**REQUIRED WORK:** Would you filter these records and copy every line that has the word "NCOL"?
Start of DATA FOR REVIEW
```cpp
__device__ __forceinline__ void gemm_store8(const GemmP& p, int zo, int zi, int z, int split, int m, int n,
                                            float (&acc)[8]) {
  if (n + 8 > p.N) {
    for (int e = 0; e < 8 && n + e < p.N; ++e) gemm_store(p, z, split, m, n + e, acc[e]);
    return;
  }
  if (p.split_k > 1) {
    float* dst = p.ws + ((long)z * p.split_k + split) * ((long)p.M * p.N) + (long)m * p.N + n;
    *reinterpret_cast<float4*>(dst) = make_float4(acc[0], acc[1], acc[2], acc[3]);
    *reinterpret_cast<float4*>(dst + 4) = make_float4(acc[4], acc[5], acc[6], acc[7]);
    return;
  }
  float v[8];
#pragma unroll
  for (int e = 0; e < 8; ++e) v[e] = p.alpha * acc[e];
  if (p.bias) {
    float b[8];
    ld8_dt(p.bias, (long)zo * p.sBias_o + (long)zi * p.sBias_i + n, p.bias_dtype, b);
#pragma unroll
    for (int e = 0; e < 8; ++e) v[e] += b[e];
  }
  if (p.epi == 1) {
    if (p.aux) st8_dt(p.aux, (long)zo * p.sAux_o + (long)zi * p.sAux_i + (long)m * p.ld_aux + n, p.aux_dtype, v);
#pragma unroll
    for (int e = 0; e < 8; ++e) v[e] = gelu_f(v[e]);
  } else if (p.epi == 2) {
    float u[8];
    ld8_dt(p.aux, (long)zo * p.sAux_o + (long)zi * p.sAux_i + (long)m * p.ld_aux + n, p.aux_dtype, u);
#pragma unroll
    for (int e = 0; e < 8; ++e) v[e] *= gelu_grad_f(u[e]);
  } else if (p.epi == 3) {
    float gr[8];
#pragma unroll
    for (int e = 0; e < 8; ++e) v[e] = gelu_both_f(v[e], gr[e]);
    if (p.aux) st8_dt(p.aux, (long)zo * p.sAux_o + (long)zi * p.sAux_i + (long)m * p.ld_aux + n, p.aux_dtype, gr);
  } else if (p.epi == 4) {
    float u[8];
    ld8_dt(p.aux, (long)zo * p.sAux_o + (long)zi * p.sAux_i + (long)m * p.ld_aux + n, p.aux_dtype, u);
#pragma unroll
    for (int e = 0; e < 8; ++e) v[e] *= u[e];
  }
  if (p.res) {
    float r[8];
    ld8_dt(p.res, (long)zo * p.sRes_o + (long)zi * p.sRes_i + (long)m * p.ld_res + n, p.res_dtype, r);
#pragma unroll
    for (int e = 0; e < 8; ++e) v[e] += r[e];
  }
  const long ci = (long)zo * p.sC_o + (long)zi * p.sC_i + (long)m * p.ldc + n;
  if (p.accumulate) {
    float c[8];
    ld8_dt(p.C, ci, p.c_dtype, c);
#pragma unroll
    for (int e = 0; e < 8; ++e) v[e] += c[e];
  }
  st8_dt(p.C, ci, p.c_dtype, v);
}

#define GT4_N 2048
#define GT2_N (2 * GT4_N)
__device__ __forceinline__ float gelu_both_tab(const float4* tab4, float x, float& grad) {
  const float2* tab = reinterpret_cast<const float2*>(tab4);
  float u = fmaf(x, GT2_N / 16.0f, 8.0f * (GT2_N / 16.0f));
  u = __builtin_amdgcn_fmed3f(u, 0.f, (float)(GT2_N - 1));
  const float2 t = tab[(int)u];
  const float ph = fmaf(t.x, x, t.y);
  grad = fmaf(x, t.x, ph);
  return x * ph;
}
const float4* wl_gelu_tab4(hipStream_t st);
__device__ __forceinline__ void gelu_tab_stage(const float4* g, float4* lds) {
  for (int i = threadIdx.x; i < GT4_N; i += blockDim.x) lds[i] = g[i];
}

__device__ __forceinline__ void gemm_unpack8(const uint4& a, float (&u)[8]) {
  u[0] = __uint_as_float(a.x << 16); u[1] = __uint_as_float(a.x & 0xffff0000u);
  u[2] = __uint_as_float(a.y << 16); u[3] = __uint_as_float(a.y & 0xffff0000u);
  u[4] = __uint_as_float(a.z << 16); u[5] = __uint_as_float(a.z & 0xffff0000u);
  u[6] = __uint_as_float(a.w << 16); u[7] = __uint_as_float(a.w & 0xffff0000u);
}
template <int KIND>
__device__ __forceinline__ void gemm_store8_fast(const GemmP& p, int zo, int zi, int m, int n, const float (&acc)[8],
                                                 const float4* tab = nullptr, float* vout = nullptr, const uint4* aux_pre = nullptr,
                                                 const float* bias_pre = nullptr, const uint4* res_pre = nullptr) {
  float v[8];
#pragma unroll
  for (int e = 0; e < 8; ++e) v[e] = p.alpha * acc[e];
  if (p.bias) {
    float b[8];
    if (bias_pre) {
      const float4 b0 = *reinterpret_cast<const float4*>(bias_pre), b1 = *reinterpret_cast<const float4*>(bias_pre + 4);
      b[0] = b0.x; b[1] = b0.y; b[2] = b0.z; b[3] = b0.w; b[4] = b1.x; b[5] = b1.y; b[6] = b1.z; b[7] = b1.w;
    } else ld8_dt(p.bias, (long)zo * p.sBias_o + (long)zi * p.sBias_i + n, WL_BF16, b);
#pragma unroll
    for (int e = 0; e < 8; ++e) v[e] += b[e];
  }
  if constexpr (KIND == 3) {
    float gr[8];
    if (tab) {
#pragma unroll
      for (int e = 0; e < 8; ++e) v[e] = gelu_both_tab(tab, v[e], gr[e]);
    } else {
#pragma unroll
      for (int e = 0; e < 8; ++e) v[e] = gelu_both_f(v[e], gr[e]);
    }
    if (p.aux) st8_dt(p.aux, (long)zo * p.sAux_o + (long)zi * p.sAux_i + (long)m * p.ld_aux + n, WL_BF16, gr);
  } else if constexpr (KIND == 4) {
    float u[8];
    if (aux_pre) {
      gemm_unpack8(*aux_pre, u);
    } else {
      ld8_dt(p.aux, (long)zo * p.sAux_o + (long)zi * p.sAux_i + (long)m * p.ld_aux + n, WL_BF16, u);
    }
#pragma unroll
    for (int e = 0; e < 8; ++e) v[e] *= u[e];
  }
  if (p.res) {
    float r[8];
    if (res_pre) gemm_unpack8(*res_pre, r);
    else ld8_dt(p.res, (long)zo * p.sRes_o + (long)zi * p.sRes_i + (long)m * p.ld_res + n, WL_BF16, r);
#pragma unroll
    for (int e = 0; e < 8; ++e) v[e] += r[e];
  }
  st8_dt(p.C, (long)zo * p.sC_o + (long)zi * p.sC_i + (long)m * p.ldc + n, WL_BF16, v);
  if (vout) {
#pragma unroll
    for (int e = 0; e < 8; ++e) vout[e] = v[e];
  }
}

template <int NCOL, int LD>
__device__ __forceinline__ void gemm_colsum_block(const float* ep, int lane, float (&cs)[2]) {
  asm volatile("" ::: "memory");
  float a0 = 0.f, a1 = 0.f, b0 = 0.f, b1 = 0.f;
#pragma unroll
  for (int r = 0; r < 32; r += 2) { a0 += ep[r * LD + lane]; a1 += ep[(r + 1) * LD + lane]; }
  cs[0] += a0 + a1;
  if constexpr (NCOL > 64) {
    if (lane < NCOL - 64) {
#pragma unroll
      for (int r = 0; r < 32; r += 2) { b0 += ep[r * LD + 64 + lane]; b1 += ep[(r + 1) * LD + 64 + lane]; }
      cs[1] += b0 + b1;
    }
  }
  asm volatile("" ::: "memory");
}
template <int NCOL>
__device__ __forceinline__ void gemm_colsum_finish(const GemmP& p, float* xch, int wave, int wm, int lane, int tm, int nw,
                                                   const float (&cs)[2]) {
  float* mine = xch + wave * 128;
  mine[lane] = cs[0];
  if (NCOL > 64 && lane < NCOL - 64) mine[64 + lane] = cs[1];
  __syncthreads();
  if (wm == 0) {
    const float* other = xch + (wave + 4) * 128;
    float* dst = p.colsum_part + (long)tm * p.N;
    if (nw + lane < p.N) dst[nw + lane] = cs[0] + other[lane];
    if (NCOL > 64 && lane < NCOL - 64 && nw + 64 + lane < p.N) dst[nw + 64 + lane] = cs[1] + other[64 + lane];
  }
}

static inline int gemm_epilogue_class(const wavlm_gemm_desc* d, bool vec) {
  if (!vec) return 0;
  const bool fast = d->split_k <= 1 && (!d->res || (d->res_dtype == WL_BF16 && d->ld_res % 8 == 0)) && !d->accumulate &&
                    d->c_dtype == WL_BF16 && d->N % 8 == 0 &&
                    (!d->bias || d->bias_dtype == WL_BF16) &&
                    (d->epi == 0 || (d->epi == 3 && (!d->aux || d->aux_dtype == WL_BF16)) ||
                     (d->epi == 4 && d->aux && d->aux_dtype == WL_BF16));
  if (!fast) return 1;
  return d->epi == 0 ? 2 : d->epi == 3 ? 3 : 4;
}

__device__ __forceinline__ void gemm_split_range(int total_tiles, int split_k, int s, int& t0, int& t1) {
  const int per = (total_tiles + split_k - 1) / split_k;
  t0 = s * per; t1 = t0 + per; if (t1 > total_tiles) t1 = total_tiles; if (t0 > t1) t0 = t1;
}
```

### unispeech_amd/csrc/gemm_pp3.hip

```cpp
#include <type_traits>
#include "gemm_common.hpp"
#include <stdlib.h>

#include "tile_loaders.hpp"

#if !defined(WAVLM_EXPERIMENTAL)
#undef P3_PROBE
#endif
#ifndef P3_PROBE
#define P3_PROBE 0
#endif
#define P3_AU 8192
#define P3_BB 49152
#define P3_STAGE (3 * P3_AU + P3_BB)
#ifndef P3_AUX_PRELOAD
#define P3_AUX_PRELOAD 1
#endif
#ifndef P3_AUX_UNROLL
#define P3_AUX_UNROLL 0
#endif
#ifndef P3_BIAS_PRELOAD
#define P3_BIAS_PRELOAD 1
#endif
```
End of DATA FOR REVIEW
**YOUR RESPONSE:**
template <int NCOL, int LD>
  if constexpr (NCOL > 64) {
    if (lane < NCOL - 64) {
template <int NCOL>
  if (NCOL > 64 && lane < NCOL - 64) mine[64 + lane] = cs[1];
    if (NCOL > 64 && lane < NCOL - 64 && nw + 64 + lane < p.N) dst[nw + 64 + lane] = cs[1] + other[64 + lane];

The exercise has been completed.